Barrow (spr. barro), Fluß in Irland, nächst dem Shannon der größte des Landes, entspringt in der Queen's County, in den Slieve-Bloombergen, wird bei Athy, 96 km oberhalb seiner Mündung, schiffbar, verstärkt sich durch die von W. kommenden Nore und Suir und ergießt sich nach einem Laufe von 191 km in den Hafen von Waterford. Sein Flußgebiet hat ein Areal von 9327 qkm (169,4 QM.).

Barrow (B. in Furneß, spr. barro), Stadt im nördlichen Lancashire (England), am Meer, der Insel Walney gegenüber, 1861 noch ein unbedeutendes Dorf, jetzt wichtige Industriestadt, die 1881: 47,100 Einw. zählte. Die Eisenhütten und Stahlwerke gehören jetzt zu den bedeutendsten in ganz England, und die Jutespinnerei soll die größte der Welt sein. Wichtig sind ferner die Schiffswerften (die über 4000 Menschen beschäftigen) und die Maschinenbauwerkstätten. Die Docks haben eine Wasserfläche von 150 Hektar. 3 km von ihnen springt Piel Pier ins Meer vor. Zum Hafen gehören (1883) 151 Seeschiffe von 71,725 Ton. Gehalt. 1883 liefen 2270 Schiffe von 543154 T. ein, 2315 von 575,350 T. aus. Wert der Einfuhr (vom Ausland) 532,207, der Ausfuhr 878,540 Pfd. Sterl. B. ist Sitz eines deutschen Konsuls.

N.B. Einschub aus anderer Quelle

template <int MS>
__global__ void __cluster_dims__(CL, 1, 1) __launch_bounds__(NT, 1)
mnist_cl64_train_kernel(const Args a, const GenericShape gs) {
  using SM = Smem<MS>;
  constexpr int NO = SM::NO, PXS = SM::PXS;
  constexpr bool kDoublePix = SM::kDoublePix;
  static_assert(MS % 16 == 0 && NO <= NT / 32, "tile geometry");
  static_assert(CELLS % 2 == 0 && NCLS % 2 == 0 && 32 + NCLS / 2 <= NT, "16-byte parameter copies");
  extern __shared__ __align__(16) unsigned char smem_raw[];
  SM& sm = *reinterpret_cast<SM*>(smem_raw);
  const int tid = threadIdx.x, warp = tid >> 5, lane = tid & 31;
  const int l = blockIdx.z, bsplit = blockIdx.y, nsplit = gridDim.y;
  const int c = (int)cluster_rank();
  const double* th = reinterpret_cast<const double*>(a.theta) + (size_t)l * a.n_pad;
  const double pmean = gs.mean, pis = gs.inv_std;
  const bool u8 = a.x_is_u8 != 0;
  double* imgd = reinterpret_cast<double*>(sm.img);
  auto pix = [&](int s, int p) -> double {
    if constexpr (kDoublePix) return imgd[s * PXS + p];
    else if (u8) return sm.lut[sm.img[s * PXR + p]];
    else return (double)__ldg(reinterpret_cast<const float*>(a.x) + (size_t)sm.sidx[s] * 784 + 6 * HW * c + p);
  };
  long long* prof = a.prof != nullptr ? a.prof + ((l * nsplit + bsplit) * CL + c) * 64 : nullptr;
  stamp(prof, 0, tid);

  const int call = a.calls != nullptr ? a.calls[l] : 0;
  const BatchGeom bg = batch_geom<true>(a, l, call);
  if (tid < MS) {
    int idx = 0, lab = 0; float ok = 0.f;
    const uint32_t t = (uint32_t)(bsplit * MS + tid);
    if (t < bg.bs) {
      ok = 1.f;
      idx = a.direct ? (int)(l * a.batch + t) : bg.shard_off + (int)feistel_permute(bg.start + t, bg.m, bg.key);
      lab = (int)a.y[idx];
    }
    sm.sidx[tid] = idx; sm.valid[tid] = ok; sm.label[tid] = lab;
  }
  if constexpr (!kDoublePix)
    if (tid < 256) sm.lut[tid] = ((double)tid * (1.0 / 255.0) - pmean) * pis;
  __syncthreads();
  constexpr int NU8 = (MS * 35 + NT - 1) / NT, NF4 = kDoublePix ? (MS * 70 + NT - 1) / NT : 1;
  uint2 pu[NU8]; float4 pf[NF4];
  if (u8) {
#pragma unroll
    for (int i = 0; i < NU8; ++i) {
      const int o = tid + i * NT;
      pu[i] = make_uint2(0, 0);
      if (o < MS * 35) {
        const int s = o / 35, q = o - s * 35;
        if (sm.valid[s] != 0.f)
          pu[i] = *reinterpret_cast<const uint2*>(reinterpret_cast<const unsigned char*>(a.x) + (size_t)sm.sidx[s] * 784 + 6 * HW * c + 8 * q);
      }
    }
  } else if constexpr (kDoublePix) {
#pragma unroll
    for (int i = 0; i < NF4; ++i) {
      const int o = tid + i * NT;
      pf[i] = make_float4(0.f, 0.f, 0.f, 0.f);
      if (o < MS * 70) {
        const int s = o / 70, q = o - s * 70;
        if (sm.valid[s] != 0.f)
          pf[i] = *reinterpret_cast<const float4*>(reinterpret_cast<const float*>(a.x) + (size_t)sm.sidx[s] * 784 + 6 * HW * c + 4 * q);
      }
    }
  }
  if (u8) {
#pragma unroll
    for (int i = 0; i < NU8; ++i) {
      const int o = tid + i * NT;
      if (o < MS * 35) {
        const int s = o / 35, q = o - s * 35;
        if constexpr (kDoublePix) {
          const uint32_t w[2] = {pu[i].x, pu[i].y};
          double* dst = imgd + s * PXS + 8 * q;
#pragma unroll
          for (int j = 0; j < 8; ++j) dst[j] = ((double)((w[j >> 2] >> (8 * (j & 3))) & 0xff) * (1.0 / 255.0) - pmean) * pis;
        } else {
          *reinterpret_cast<uint2*>(sm.img + s * PXR + 8 * q) = pu[i];
        }
      }
    }
  } else if constexpr (kDoublePix) {
#pragma unroll
    for (int i = 0; i < NF4; ++i) {
      const int o = tid + i * NT;
      if (o < MS * 70) {
        double* dst = imgd + (o / 70) * PXS + 4 * (o % 70);
        dst[0] = pf[i].x; dst[1] = pf[i].y; dst[2] = pf[i].z; dst[3] = pf[i].w;
      }
    }
  }
  stamp(prof, 1, tid);
  pdl_wait();
  pdl_launch_dependents();
  stamp(prof, 2, tid);

  constexpr int NW2 = (NCLS * HID + NT - 1) / NT;
  double wcv = 0.0, w2v[NW2];
  if (tid < 75) wcv = __ldcg(th + a.off_wc + tid);
  else if (tid < 78) wcv = __ldcg(th + a.off_bc + (tid - 75));
#pragma unroll
  for (int i = 0; i < NW2; ++i) {
    const int o = tid + i * NT;
    w2v[i] = o < NCLS * HID ? __ldcg(th + a.off_w2 + o) : 0.0;
  }
  for (int o = tid; o < HID * KC / 2; o += NT) {
    const int j = o / (KC / 2), r = o - j * (KC / 2), ch = r / (CELLS / 2), q = 2 * (r - ch * (CELLS / 2));
    cp_async16(sm.w + j * WS + ch * CELLS + q, th + a.off_w1 + (size_t)j * FC1_IN + ch * NPOOL + CELLS * c + q);
  }
  if (tid < HID / 2) cp_async16(sm.b1 + 2 * tid, th + a.off_b1 + 2 * tid);
  else if (tid >= 32 && tid < 32 + NCLS / 2) cp_async16(sm.b2 + 2 * (tid - 32), th + a.off_b2 + 2 * (tid - 32));
  cp_async_commit();
  if (tid < 78) sm.wc[tid] = wcv;
#pragma unroll
  for (int i = 0; i < NW2; ++i) {
    const int o = tid + i * NT;
    if (o < NCLS * HID) sm.w2[(o / HID) * HR + hr(o % HID)] = w2v[i];
  }
  __syncthreads();
  stamp(prof, 3, tid);

  for (int it = tid; it < MS * CELLS; it += NT) {
    const int s = it / CELLS, cell = it - s * CELLS;
    const int pr = cell / PHW, px = cell - pr * PHW;
    const int p0 = (2 * pr) * HW + 2 * px;
    double patch[6][6];
    if constexpr (kDoublePix) {
      const double* src = imgd + s * PXS + p0;
#pragma unroll
      for (int r = 0; r < 6; ++r)
#pragma unroll
        for (int q = 0; q < 6; q += 2) {
          const double2 v = *reinterpret_cast<const double2*>(src + r * HW + q);
          patch[r][q] = v.x; patch[r][q + 1] = v.y;
        }
    } else {
#pragma unroll
      for (int r = 0; r < 6; ++r)
#pragma unroll
        for (int q = 0; q < 6; ++q) patch[r][q] = pix(s, p0 + r * HW + q);
    }
    const bool ok = sm.valid[s] != 0.f;
#pragma unroll 1
    for (int ch = 0; ch < F; ++ch) {
      double a00 = 0, a01 = 0, a10 = 0, a11 = 0;
#pragma unroll
      for (int ky = 0; ky < KS; ++ky)
#pragma unroll
        for (int kx = 0; kx < KS; ++kx) {
          const double w = sm.wc[ch * 25 + ky * 5 + kx];
          a00 += w * patch[ky][kx]; a01 += w * patch[ky][kx + 1];
          a10 += w * patch[ky + 1][kx]; a11 += w * patch[ky + 1][kx + 1];
        }
      double m = a00; int ai = 0;
      if (a01 > m) { m = a01; ai = 1; }
      if (a10 > m) { m = a10; ai = 2; }
      if (a11 > m) { m = a11; ai = 3; }
      m += sm.wc[75 + ch];
      m = (ok && m > 0.0) ? m : 0.0;
      sm.a[s * WS + ch * CELLS + cell] = m;
      sm.arg[s * KC + ch * CELLS + cell] = (unsigned char)(ai | (m > 0.0 ? 4 : 0));
    }
  }
  cp_async_wait<0>();
  __syncthreads();
  stamp(prof, 4, tid);

  {
    constexpr int NJ1 = MS == 64 ? 2 : 1, NGRP = 8 / NJ1;
    if (warp < (MS / 16) * NGRP) {
      const int m0 = 16 * (warp / NGRP), n0 = 8 * NJ1 * (warp % NGRP);
      double acc[NJ1][4];
      zero(acc);
      gemm_k<NJ1, KC>(acc, m0, n0, lane, at(sm.a, WS), at_t(sm.w, WS));
#pragma unroll
      for (int j = 0; j < NJ1; ++j)
#pragma unroll
        for (int i = 0; i < 4; ++i) sm.h[frow(m0, lane, i) * HS + fcol(n0 + 8 * j, lane, i)] = acc[j][i];
    }
  }
  stamp(prof, 5, tid);
  cluster_sync();
  stamp(prof, 6, tid);
  if (c == 0 && tid == 0 && a.calls != nullptr) {
    if (a.arrive == nullptr || nsplit == 1) a.calls[l] = call + 1;
    else if (atomicAdd(a.arrive + l, 1u) == (unsigned)nsplit - 1) { a.arrive[l] = 0; a.calls[l] = call + 1; }
  }

  const int s0 = c * NO;
  const double inv_bs = 1.0 / (double)(bg.bs ? bg.bs : 1);
  if (warp < NO) {
    const int sl = warp, s = s0 + sl;
    double hv[2];
#pragma unroll
    for (int q = 0; q < 2; ++q) {
      const int j = lane + 32 * q;
      const double* src = sm.h + s * HS + j;
      double v = sm.b1[j];
#pragma unroll
      for (int r = 0; r < CL; ++r) v += ld_dsmem(map_to(src, (uint32_t)r));
      hv[q] = v > 0.0 ? v : 0.0;
      sm.h_loc[sl * HR + hr(j)] = hv[q];
    }
    __syncwarp();
    double zp[2];
#pragma unroll
    for (int r = 0; r < 2; ++r) {
      const int o = lane + 32 * r, cc = o >> 2, part = o & 3;
      double v = 0.0;
      if (o < 4 * NCLS) {
#pragma unroll
        for (int jj = 0; jj < 16; ++jj) v += sm.h_loc[sl * HR + part * 17 + jj] * sm.w2[cc * HR + part * 17 + jj];
      }
      v += __shfl_xor_sync(0xffffffffu, v, 1);
      v += __shfl_xor_sync(0xffffffffu, v, 2);
      zp[r] = v;
    }
    static_assert(NCLS > 8 && NCLS <= 16, "two rounds of four lanes per class");
    const double z0 = __shfl_sync(0xffffffffu, zp[0], (4 * lane) & 31), z1 = __shfl_sync(0xffffffffu, zp[1], (4 * lane) & 31);
    const bool cls = lane < NCLS;
    const double zc = cls ? (lane < 8 ? z0 : z1) + sm.b2[lane] : -1.0e300;
    const double mx = wmax(zc);
    const double se = warp_sum(cls ? exp(zc - mx) : 0.0);
    const double lse = mx + log(se);
    const int y = sm.label[s];
    const double ok = (double)sm.valid[s];
    const double dzc = cls ? ok * inv_bs * (exp(zc - lse) - (lane == y ? 1.0 : 0.0)) : 0.0;
    if (cls) sm.dz[sl * 16 + lane] = dzc;
    if (lane == y) sm.red[sl] = ok * (lse - zc);
    double dh[2] = {0.0, 0.0};
#pragma unroll
    for (int cc = 0; cc < NCLS; ++cc) {
      const double d = __shfl_sync(0xffffffffu, dzc, cc);
      dh[0] += d * sm.w2[cc * HR + hr(lane)];
      dh[1] += d * sm.w2[cc * HR + hr(lane + 32)];
    }
#pragma unroll
    for (int q = 0; q < 2; ++q) sm.dh_loc[sl * HID + lane + 32 * q] = hv[q] > 0.0 ? dh[q] : 0.0;
  }
  __syncthreads();
  for (int o = tid; o < NCLS * HID; o += NT) {
    const int cc = o >> 6, j = o & 63;
    double v = 0.0;
    for (int sl = 0; sl < NO; ++sl) v += sm.dz[sl * 16 + cc] * sm.h_loc[sl * HR + hr(j)];
    sm.part[PART_W2 + o] = v;
  }
  if (tid < HID) {
    double v = 0.0;
    for (int sl = 0; sl < NO; ++sl) v += sm.dh_loc[sl * HID + tid];
    sm.part[PART_B1 + tid] = v;
  } else if (tid >= 64 && tid < 64 + NCLS) {
    double v = 0.0;
    for (int sl = 0; sl < NO; ++sl) v += sm.dz[sl * 16 + (tid - 64)];
    sm.part[PART_B2 + (tid - 64)] = v;
  } else if (tid == 96) {
    double v = 0.0;
    for (int sl = 0; sl < NO; ++sl) v += sm.red[sl];
    sm.part[PART_LOSS] = v * inv_bs;
  }
  stamp(prof, 7, tid);
  cluster_sync();
  stamp(prof, 8, tid);
  double* gp = reinterpret_cast<double*>(a.grad_part) + ((size_t)l * nsplit + bsplit) * a.n_pad;
  {
    constexpr int NE = PART_N - PART_B1, PER = (NE + CL - 1) / CL;
    const int o = PART_B1 + c * PER + tid;
    if (tid < PER && o < PART_N) {
      double v = 0.0;
#pragma unroll
      for (int r = 0; r < CL; ++r) v += ld_dsmem(map_to(sm.part + o, (uint32_t)r));
      if (o < PART_W2) gp[a.off_b1 + (o - PART_B1)] = v;
      else if (o < PART_B2) gp[a.off_w2 + (o - PART_W2)] = v;
      else if (o < PART_LOSS) gp[a.off_b2 + (o - PART_B2)] = v;
      else {
        a.loss_part[l * nsplit + bsplit] = (float)v;
        if (a.loss_mirror != nullptr) a.loss_mirror[l * nsplit + bsplit] = (float)v;
      }
    }
  }
  for (int o = tid; o < MS * HID; o += NT) {
    const int s = o >> 6, j = o & 63, r = s / NO;
    sm.h[s * HS + j] = ld_dsmem(map_to(sm.dh_loc + (s - r * NO) * HID + j, (uint32_t)r));
  }
  __syncthreads();
  stamp(prof, 9, tid);

  constexpr int NP2 = (MS / 16) * (KT / 2), NR2 = (NP2 + NT / 32 - 1) / (NT / 32);
  static_assert(KT % 2 == 0 && KC * MS + (NT / 32) * 16 <= HID * WS, "da1 and the conv-grad warp sums fit in the W slice");
  double acc2[NR2][2][4];
#pragma unroll
  for (int r = 0; r < NR2; ++r) {
    zero(acc2[r]);
    const int p = warp + r * (NT / 32);
    if (p < NP2) gemm_k<2, HID>(acc2[r], 16 * (p / (KT / 2)), 16 * (p % (KT / 2)), lane, at(sm.h, HS), at(sm.w, WS));
  }
  __syncthreads();
  stamp(prof, 10, tid);
  double* da1 = sm.w;
#pragma unroll
  for (int r = 0; r < NR2; ++r) {
    const int p = warp + r * (NT / 32);
    if (p < NP2) {
      const int m0 = 16 * (p / (KT / 2)), n0 = 16 * (p % (KT / 2));
#pragma unroll
      for (int jt = 0; jt < 2; ++jt)
#pragma unroll
        for (int i = 0; i < 4; ++i) {
          const int s = frow(m0, lane, i), k = fcol(n0 + 8 * jt, lane, i);
          if (k < KC) da1[k * MS + s] = (sm.arg[s * KC + k] & 4) ? acc2[r][jt][i] : 0.0;
        }
    }
  }
  __syncthreads();
  stamp(prof, 11, tid);
  constexpr int W3 = NT / 32 - HID / 16, NJ3 = KT / 2;
  if (warp >= W3) {
    const int m0 = 16 * (warp - W3);
#pragma unroll 1
    for (int n0 = 0; n0 < 8 * KT; n0 += 8 * NJ3) {
      double acc[NJ3][4];
      zero(acc);
      gemm_k<NJ3, MS>(acc, m0, n0, lane, at_t(sm.h, HS), at(sm.a, WS));
#pragma unroll
      for (int jt = 0; jt < NJ3; ++jt)
#pragma unroll
        for (int i = 0; i < 4; i += 2) {
          const int j = frow(m0, lane, i), k = fcol(n0 + 8 * jt, lane, i);
          if (k < KC) {
            const int ch = k / CELLS, cell = k - ch * CELLS;
            __stcg(reinterpret_cast<double2*>(gp + a.off_w1 + (size_t)j * FC1_IN + ch * NPOOL + CELLS * c + cell),
                   make_double2(acc[jt][i], acc[jt][i + 1]));
          }
        }
    }
    stamp(prof, 12, tid - W3 * 32);
  }
  constexpr int KW = 3, NRUN = MS * 3;
  static_assert(KS * KW < NT / 32 && F * KS <= 16, "conv-grad work split");
  double* wsums = sm.w + KC * MS;
  auto pix2 = [&](int s, int p) -> double2 {
    if constexpr (kDoublePix) return *reinterpret_cast<const double2*>(imgd + s * PXS + p);
    else return make_double2(pix(s, p), pix(s, p + 1));
  };
  if (warp < KS * KW) {
    const int ky = warp / KW;
    double acc[16];
#pragma unroll
    for (int i = 0; i < 16; ++i) acc[i] = 0.0;
#pragma unroll 1
    for (int r = tid - ky * KW * 32; r < NRUN; r += KW * 32) {
      const int s = r % MS, pr = r / MS;
      const int rb = (2 * pr + ky) * HW;
      double x0[6], x1[6];
#pragma unroll
      for (int px = 0; px < PHW; ++px) {
        const int p = rb + 2 * px;
        if (px == 0) {
#pragma unroll
          for (int q = 0; q < 6; q += 2) {
            const double2 u = pix2(s, p + q), v = pix2(s, p + HW + q);
            x0[q] = u.x; x0[q + 1] = u.y; x1[q] = v.x; x1[q + 1] = v.y;
          }
        } else {
#pragma unroll
          for (int q = 0; q < 4; ++q) { x0[q] = x0[q + 2]; x1[q] = x1[q + 2]; }
          const double2 u = pix2(s, p + 4), v = pix2(s, p + HW + 4);
          x0[4] = u.x; x0[5] = u.y; x1[4] = v.x; x1[5] = v.y;
        }
#pragma unroll
        for (int ch = 0; ch < F; ++ch) {
          const int k = ch * CELLS + pr * PHW + px;
          const double g = da1[k * MS + s];
          const int ai = sm.arg[s * KC + k] & 3;
          const double g00 = ai == 0 ? g : 0.0, g01 = ai == 1 ? g : 0.0, g10 = ai == 2 ? g : 0.0, g11 = ai == 3 ? g : 0.0;
#pragma unroll
          for (int kx = 0; kx < KS; ++kx) {
            double& t = acc[ch * KS + kx];
            t = fma(g00, x0[kx], t); t = fma(g01, x0[kx + 1], t);
            t = fma(g10, x1[kx], t); t = fma(g11, x1[kx + 1], t);
          }
        }
      }
    }
    warp_reduce_scatter16(acc, lane);
    if ((lane & 1) == 0 && (lane >> 1) < F * KS) wsums[warp * 16 + (lane >> 1)] = acc[0];
  } else if (warp == KS * KW) {
#pragma unroll 1
    for (int ch = 0; ch < F; ++ch) {
      double v = 0.0;
      for (int o = lane; o < CELLS * MS; o += 32) v += da1[ch * CELLS * MS + o];
      v = warp_sum(v);
      if (lane == 0) wsums[warp * 16 + ch] = v;
    }
  }
  __syncthreads();
  if (tid < 78) {
    double v = 0.0;
    if (tid < 75) {
      const int ch = tid / 25, t = tid - ch * 25, ky = t / KS, kx = t - ky * KS;
#pragma unroll
      for (int w = 0; w < KW; ++w) v += wsums[(ky * KW + w) * 16 + ch * KS + kx];
    } else {
      v = wsums[KS * KW * 16 + (tid - 75)];
    }
    st_dsmem(map_to(sm.h_loc + c * 80 + tid, 0u), v);
  }
  stamp(prof, 13, tid);
  cluster_sync();
  if (c == 0 && tid < 78) {
    double v = 0.0;
#pragma unroll
    for (int r = 0; r < CL; ++r) v += sm.h_loc[r * 80 + tid];
    gp[tid < 75 ? a.off_wc + tid : a.off_bc + (tid - 75)] = v;
  }
  stamp(prof, 14, tid);
}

Barrow (spr. -ro), 1) Isaak; Theolog und Mathematiker, geb. 1630 zu London, studierte in Cambridge und ging 1655, unter Cromwell royalistischer und arminianischer Grundsätze wegen verdächtigt, über Frankreich und Italien nach Smyrna und Konstantinopel und kehrte durch Deutschland und Holland zurück. 1661 wurde er Professor der griechischen Sprache zu Cambridge, 1662 Professor der Philosophie und 1664 der Mathematik. 1669 überließ er letztere Professur an seinen Schüler Newton, widmete sich dann ausschließlich der Theologie, wurde 1670 Doktor derselben, 1675 Kanzler der Universität Cambridge und starb 4. Mai 1677 zu London, wo er in der Westminsterkirche beigesetzt wurde. Sein Ruhm gründete sich vorzüglich auf seine mathematischen und optischen Untersuchungen, welche in den "Lectiones geometricae" (Lond. 1670) und den "Lectiones opticae" (das. 1669) enthalten sind. Die ersten betreffen besonders die Eigenschaften der krummen Linien, und seine Methode, mittels des später sogen. Differentialdreiecks Tangenten an Kurven zu ziehen, war eine der Veranlassungen zur Erfindung der Differentialrechnung. Die letztern gaben zuerst allgemeine Formeln für die Bestimmung der Brennpunkte dioptrischer Gläser. Außerdem übersetzte B. den Euklides ins Lateinische (Lond. 1675). Seine mathematischen Schriften gab zuletzt Whewell (Lond. 1861) heraus, die theologischen, moralischen und poetischen Tillotson (1685, 3 Bde., u. 1741) und Napier (das. 1859, 9 Bde.).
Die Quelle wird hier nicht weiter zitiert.